> **Exercise brief**: Find the string "threadIdx" in the records. Copy each line that has it.

Collected data
>>>>>
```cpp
#ifdef IDAHIP_EXP_NOPRO
constexpr bool NOPRO = true;
#else
constexpr bool NOPRO = false;
#endif
#ifdef IDAHIP_EXP_NOUPD
constexpr bool NOUPD = true;
#else
constexpr bool NOUPD = false;
#endif
#ifdef IDAHIP_EXP_NOGATHER
constexpr bool NOGATHER = true;
#else
constexpr bool NOGATHER = false;
#endif
#ifdef IDAHIP_EXP_NODIAG
constexpr bool NODIAG = true;
#else
constexpr bool NODIAG = false;
#endif
#ifdef IDAHIP_EXP_NOSWEEP
constexpr bool NOSWEEP = true;
#else
constexpr bool NOSWEEP = false;
#endif
#ifdef IDAHIP_STAMPS
constexpr int STAMPS = IDAHIP_STAMPS;
#else
constexpr int STAMPS = -1;
#endif
#ifdef IDAHIP_TRAIL_PIPE
constexpr bool TRAIL_PIPE = IDAHIP_TRAIL_PIPE != 0;
#else
constexpr bool TRAIL_PIPE = true;
#endif
#ifdef IDAHIP_TRAIL_QUAD
constexpr bool TRAIL_QUAD = IDAHIP_TRAIL_QUAD != 0;
#else
constexpr bool TRAIL_QUAD = true;
#endif
#ifdef IDAHIP_US_PAD
constexpr int US_PAD = IDAHIP_US_PAD;
#else
constexpr int US_PAD = 2;
#endif
#ifdef IDAHIP_WP_RING
constexpr bool WP_DEEP_RING = IDAHIP_WP_RING != 0;
#else
constexpr bool WP_DEEP_RING = false;
#endif
#ifdef IDAHIP_SYS_UNR
constexpr int SYS_UNR = IDAHIP_SYS_UNR;
#else
constexpr int SYS_UNR = 16;
#endif

}
}
```

rust-ida_amd/csrc/lu_kernels.hpp:

```cpp
#pragma once
#include <type_traits>
#include "common.hpp"

namespace idahip {

constexpr int LU_SPLIT_BLOCKS = 2;
constexpr int LU_SPARSE_COLS = 8;

struct LuWs {
    double* mats;
    long mstride;
    const int* idx;
    const int* cnt;
    int n;
    int* pos;
    int* live;
    int* prow;
    long long* piv;
    long pstride;
    int* info;
    int* nzb;
    int* bz;
    unsigned char* zmap;
    unsigned char* dirty;
    int* jwzero;
    int* redo;
    double* l11;
    int l11ld;
    unsigned long long* stamps;
    double* out;
    long ostride;
};
constexpr int L11_STRIDE = 64 * 64;

__global__ void lu_init_kernel(LuWs w) {
    if (w.cnt && (int)blockIdx.x >= *w.cnt) return;
    const int b = w.idx[blockIdx.x];
    for (int i = threadIdx.x; i < w.n; i += blockDim.x) {
        w.pos[(long)b * w.n + i] = i;
        w.live[(long)b * w.n + i] = i;
    }
    if (threadIdx.x == 0) {
        w.info[b] = 0;
        w.nzb[b] = 0;
        if (w.jwzero) w.jwzero[b] = 0;
    }
    if (w.zmap)
        for (int i = threadIdx.x; i < 4096 / 8; i += blockDim.x) reinterpret_cast<unsigned long long*>(w.zmap + (long)b * 4096)[i] = 0ull;
}

__device__ __forceinline__ double opaque_vgpr(double u) {
    asm volatile("" : "+v"(u));
    return u;
}

__device__ __forceinline__ void lds_barrier() { asm volatile("s_waitcnt lgkmcnt(0)\n\ts_barrier" ::: "memory"); }
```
<<<<<
> **Solution to the problem**:
    for (int i = threadIdx.x; i < w.n; i += blockDim.x) {
    if (threadIdx.x == 0) {
        for (int i = threadIdx.x; i < 4096 / 8; i += blockDim.x) reinterpret_cast<unsigned long long*>(w.zmap + (long)b * 4096)[i] = 0ull;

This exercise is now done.